-Así es, señorita; pero ¿qué importa eso? Una buena manta basta para preservar del viento y de la lluvia y queda uno resarcido con creces de los inconvenientes y de los riesgos a que se expone. ¿Hay algo más admirable que una tempestad? Yo las he visto de todos géneros, desde los huracanes de nieve, en las regiones polares, hasta los tifones de las Indias, las temibles marejadas de las Antillas los ciclones del Senegal; y no hay nada capaz, como estas perturbaciones, de recordar el poder de Dios y la debilidad humana. ¿Acaso no está siempre nuestra vida en manos de la Providencia?... Mire usted -agregó, señalando un punto poco distante en la línea del acantilado -allí abajo, practicando una ronda nocturna el año pasado, me sorprendió repentinamente un torbellino espantoso y me sentí arrastrado treinta o cuarenta pasos, sin que mis pies tocasen apenas la tierra. Levantando y cayendo, no estaba seguro de que la tromba no me lanzase hacia el mar; sin embargo, no experimenté pavor en aquel instante de peligro, considerando que nada sucede sin la voluntad del que manda en los vientos y en las olas. Pero reflexionaba en mi interior: «Si yo fuera el monarca más poderoso del mundo, en lugar de un pobre aduanero, ¿hubiera tenido más fuerza para luchar aisladamente contra la tormenta y para resistirla?
-Bien me acuerdo de aquella noche tío -exclamó Juana. -Cuando volvió usted a casa por la mañana llevaba usted la manta hecha jirones y el rostro ensangrentado.
-¡Bah! unos arañazos... Dios sabía que aun podía ser útil a tu madre y a ti, y protegió milagrosamente mi vida en aquel trance.
Juana oprimió entre las suyas la gruesa y callosa mano de su tío.
-Por supuesto, señor Maillard -repuso la señorita de Sergey, con ligereza tal vez afectada ¿supongo que esos en sueños, esas contemplaciones, esas preferencias por las convulsiones de la Naturaleza que le confieso que a mí no me entusiasman, no le distraerán de su misión de impedir el contrabando?

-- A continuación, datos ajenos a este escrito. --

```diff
@@ -377,6 +379,41 @@
   float am = 0.0f;
   lds_tile_store_acc<T, TR, TC, NTHREADS>(tile, tid, dst, bias, bias_col, ts, s1, s2, s3, am);
   tile_stats_flush<TC, NTHREADS>(tile, tid, ts, s1, s2, s3, am);
+}
+
+template <int TC>
+__device__ __forceinline__ unsigned pool_sign_bits(const float* sign, int tid) {
+  const int col = (tid % (TC / 4)) * 4;
+  unsigned b = 0;
+#pragma unroll
+  for (int e = 0; e < 4; ++e) b |= (sign[col + e] >= 0.0f ? 1u : 0u) << e;
+  return b;
+}
+
+template <int TC, int NTHREADS, typename PDst>
+__device__ __forceinline__ void lds_tile_pool_store(const float* tile, int tid, unsigned sbits, PDst&& pdst) {
+  constexpr int CQ = TC / 4;
+  constexpr int WS = NTHREADS / CQ;
+  constexpr int LD = TC + 4;
+  static_assert(NTHREADS % CQ == 0 && 64 % WS == 0, "pool windows must split evenly over the threads");
+  const int col = (tid % CQ) * 4;
+#pragma unroll 1
+  for (int wi = tid / CQ; wi < 64; wi += WS) {
+    const int wy = wi >> 3, wx = wi & 7;
+    float* p = pdst(wy, wx, col);
+    if (p == nullptr) continue;
+    const float* t = tile + (wy * 32 + wx * 2) * LD + col;
+    const f32x4 a = *reinterpret_cast<const f32x4*>(t), b = *reinterpret_cast<const f32x4*>(t + LD);
+    const f32x4 c = *reinterpret_cast<const f32x4*>(t + 16 * LD), d = *reinterpret_cast<const f32x4*>(t + 17 * LD);
+    f32x4 o;
+#pragma unroll
+    for (int e = 0; e < 4; ++e) {
+      const float hi = fmaxf(fmaxf(a[e], b[e]), fmaxf(c[e], d[e]));
+      const float lo = fminf(fminf(a[e], b[e]), fminf(c[e], d[e]));
+      o[e] = (sbits >> e & 1u) ? hi : lo;
+    }
+    *reinterpret_cast<f32x4*>(p) = o;
+  }
 }
 
 int make_gather(const selunet_gather* a, int dtype, GatherArg& g, int vec_elems);
diff --git a/selectivenet_for_semantic_segmentation_binary_amd/csrc/pointwise.hip b/selectivenet_for_semantic_segmentation_binary_amd/csrc/pointwise.hip
--- a/selectivenet_for_semantic_segmentation_binary_amd/csrc/pointwise.hip
+++ b/selectivenet_for_semantic_segmentation_binary_amd/csrc/pointwise.hip
@@ -8,8 +8,8 @@
 
 static thread_local char g_err[512] = "";
 
-int64_t g_options[SELUNET_OPT_COUNT] = {-1, -1, -1, -1, -1, -1, -1, -1, -1, -1, -1, -1, -1, -1, -1, -1, -1};
-static_assert(SELUNET_OPT_COUNT == 17, "g_options initialiser: one -1 per option");
+int64_t g_options[SELUNET_OPT_COUNT] = {-1, -1, -1, -1, -1, -1, -1, -1, -1, -1, -1, -1, -1, -1, -1, -1, -1, -1};
+static_assert(SELUNET_OPT_COUNT == 18, "g_options initialiser: one -1 per option");
 
 void set_error(const char* fmt, ...) {
   va_list ap;
diff --git a/selectivenet_for_semantic_segmentation_binary_amd/engine.py b/selectivenet_for_semantic_segmentation_binary_amd/engine.py
--- a/selectivenet_for_semantic_segmentation_binary_amd/engine.py
+++ b/selectivenet_for_semantic_segmentation_binary_amd/engine.py
@@ -62,6 +62,7 @@
     c: int
     amax: torch.Tensor = None
     name: str = ""
+    pooled: torch.Tensor = None
 
     def src(self):
         return K.source(self.y, self.c, self.scale, self.shift, relu=True, amax=self.amax)
@@ -277,13 +278,13 @@
         else:
             K.call("selunet_gemm_gather", g, K.ptr(b), n_cols, kpad, ep, self.code, self.stream)
 
-    def _cbr(self, ctx, name, P, B, n, h, w, *srcs, taps=9, first_x=None):
+    def _cbr(self, ctx, name, P, B, n, h, w, *srcs, taps=9, first_x=None, pooled=False):
         wp = ctx.wpack[name]
         fwd, kpad, co = wp.fwd, wp.kpad, wp.co
         M = n * h * w
         dev = fwd.device
         y = K.keep(torch.empty(M, co, dtype=self.dt, device=dev))
-        stats = None
+        stats = praw = None
         if first_x is not None:
             rows = K.query("selunet_first_conv_rows", n, h, w)
         else:
@@ -301,6 +302,10 @@
         else:
             ep = K.Epilogue(K.ptr(y), None, None, K.ptr(stats), K.EP_PLAIN, 0)
             ep.stats_center = K.ptr(center)
+            if (pooled and ctx.training and self.dt == torch.float32 and wp.mode in X2_MODES
+                    and K.query("selunet_conv3x3_x2_pool_ok", g, co)):
+                praw = K.keep(torch.empty(n * (h // 2) * (w // 2), co, dtype=self.dt, device=dev))
+                ep.pool, ep.pool_sign = K.ptr(praw), K.ptr(P[f"{name}.1.weight"])
             self._conv3x3(g, fwd, co, kpad, ep, wp.mode, srcs)
         mean, invstd, scale, shift = (K.keep(torch.empty(co, dtype=torch.float32, device=dev)) for _ in range(4))
         if ctx.training and self.dt == torch.float32:
@@ -343,7 +348,7 @@
                    K.ptr(P[f"{name}.1.bias"]), K.ptr(B[f"{name}.1.running_mean"]), K.ptr(B[f"{name}.1.running_var"]),
                    K.ptr(B[f"{name}.1.num_batches_tracked"]), BN_MOMENTUM, BN_EPS, 0,
                    K.ptr(mean), K.ptr(invstd), K.ptr(scale), K.ptr(shift), self.stream)
-        st = BNState(y, mean, invstd, scale, shift, n, h, w, co, name=name)
+        st = BNState(y, mean, invstd, scale, shift, n, h, w, co, name=name, pooled=praw)
         if ctx.x2:
             st.amax = self._word(ctx, "act:" + name)
             if not ctx.training:
@@ -355,11 +360,16 @@
         return st
 
     def _pool(self, ctx, key, st: BNState):
+        if st.pooled is not None:
+            src = K.source(st.pooled, st.c, st.scale, st.shift, relu=True, amax=st.amax)
+            ctx.pools[key] = src
+            return src
         out = K.keep(torch.empty(st.n * (st.h // 2) * (st.w // 2), st.c, dtype=self.dt, device=st.y.device))
         K.call("selunet_maxpool2_fwd", K.ptr(st.y), st.n, st.h, st.w, st.c, K.ptr(st.scale), K.ptr(st.shift),
                K.ptr(out), self.code, self.stream)
-        ctx.pools[key] = out
-        return out
+        src = ctx.pools[key] = K.source(out, st.c, amax=st.amax)
+        src.tensor = out
+        return src
 
     def _up(self, ctx, name, P, st: BNState):
         wp = ctx.wpack[name]
@@ -456,19 +466,18 @@
             buf = K.keep(torch.empty(len(keys), dtype=torch.float32, device=x.device))
             K.call("selunet_memset", K.ptr(buf), 0, buf.numel() * 4, self.stream)
             ctx.words = {k: buf[i:i + 1] for i, k in enumerate(keys)}
-        c = lambda name, h, w, *s: self._cbr(ctx, name, P, B, n, h, w, *s)
+        c = lambda name, h, w, *s, **kw: self._cbr(ctx, name, P, B, n, h, w, *s, **kw)
         h1, w1, h2, w2, h3, w3, h4, w4 = H, W, H // 2, W // 2, H // 4, W // 4, H // 8, W // 8
         e11 = self._cbr(ctx, "encoder_layer_1_1", P, B, n, h1, w1, first_x=x)
-        e12 = c("encoder_layer_1_2", h1, w1, e11.src())
+        e12 = c("encoder_layer_1_2", h1, w1, e11.src(), pooled=True)
         p1 = self._pool(ctx, "pool1", e12)
-        wd = lambda st: st.amax
-        e21 = c("encoder_layer_2_1", h2, w2, K.source(p1, 64, amax=wd(e12)))
-        e22 = c("encoder_layer_2_2", h2, w2, e21.src())
+        e21 = c("encoder_layer_2_1", h2, w2, p1)
+        e22 = c("encoder_layer_2_2", h2, w2, e21.src(), pooled=True)
         p2 = self._pool(ctx, "pool2", e22)
-        e31 = c("encoder_layer_3_1", h3, w3, K.source(p2, 128, amax=wd(e22)))
-        e32 = c("encoder_layer_3_2", h3, w3, e31.src())
+        e31 = c("encoder_layer_3_1", h3, w3, p2)
+        e32 = c("encoder_layer_3_2", h3, w3, e31.src(), pooled=True)
         p3 = self._pool(ctx, "pool3", e32)
-        b42 = c("decoder_layer_4_2", h4, w4, K.source(p3, 256, amax=wd(e32)))
+        b42 = c("decoder_layer_4_2", h4, w4, p3)
         b41 = c("decoder_layer_4_1", h4, w4, b42.src())
         u3 = self._up(ctx, "unpool3", P, b41)
         uw = lambda nm: ctx.words.get("up:" + nm)
@@ -766,13 +775,13 @@
                             dgrad_split=256)
         dz = self._up_bwd(ctx, "unpool3", du3, G, bn["decoder_layer_4_1"])
         dz = cb("decoder_layer_4_1", dz, [bn["decoder_layer_4_2"].src()], prev=bn["decoder_layer_4_2"])
-        dp3 = cb("decoder_layer_4_2", dz, [K.source(p3, 256, amax=e32.amax)])
+        dp3 = cb("decoder_layer_4_2", dz, [p3])
         dz = self._pool_bwd(ctx, e32, dp3, dskip3)
         dz = cb("encoder_layer_3_2", dz, [bn["encoder_layer_3_1"].src()], prev=bn["encoder_layer_3_1"])
-        dp2 = cb("encoder_layer_3_1", dz, [K.source(p2, 128, amax=e22.amax)])
+        dp2 = cb("encoder_layer_3_1", dz, [p2])
         dz = self._pool_bwd(ctx, e22, dp2, dskip2)
         dz = cb("encoder_layer_2_2", dz, [bn["encoder_layer_2_1"].src()], prev=bn["encoder_layer_2_1"])
-        dp1 = cb("encoder_layer_2_1", dz, [K.source(p1, 64, amax=e12.amax)])
+        dp1 = cb("encoder_layer_2_1", dz, [p1])
         dz = self._pool_bwd(ctx, e12, dp1, dskip1)
         dz = cb("encoder_layer_1_2", dz, [bn["encoder_layer_1_1"].src()], prev=bn["encoder_layer_1_1"])
         cb("encoder_layer_1_1", dz, [], need_dgrad=False, first_x=ctx.x)
```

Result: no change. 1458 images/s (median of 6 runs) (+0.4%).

El aduanero no se mostró enojado ni sorprendido, al verse llamado bruscamente a lo prosaico de su posición, y contestó con naturalidad:
-El contrabando es poco activo en estos sitios, señorita; si se hiciera en la comarca no podría efectuarse más que con objetos de pequeño volumen y únicamente en los puertos, donde la vigilancia es más rigurosa que en estos riscos infranqueables. Es cierto que suelen encontrarse a lo largo de la costa senderos como éste -y señaló una especie de escalera practicada en una hendidura de la roca -pero los conocemos, y sería difícil burlarnos. Este que ve usted, al que llamamos la Cuesta Verde ha dado ya bastante quehacer a mis camaradas de puesto y a mí. Se ha pensado varias veces en suprimirle lo cual no costaría gran trabajo, porque bastarían unos cuantos golpes de azada para imposibilitar en absoluto el acceso; pero yo me he opuesto siempre a reclamar la adopción de esta medida. Este camino evita un largo rodeo a las gentes del país, y, además, puede salvar la vida a cualquier imprudente que se deje sorprender por la marea alta.
Leona se inclinó, para ver el sendero de que hablaba Maillard, y retrocedió espantada.
-¿A eso llama usted camino? -preguntó. -¿Hay ser humano que se aventure a subir o bajar por esa escarpadura?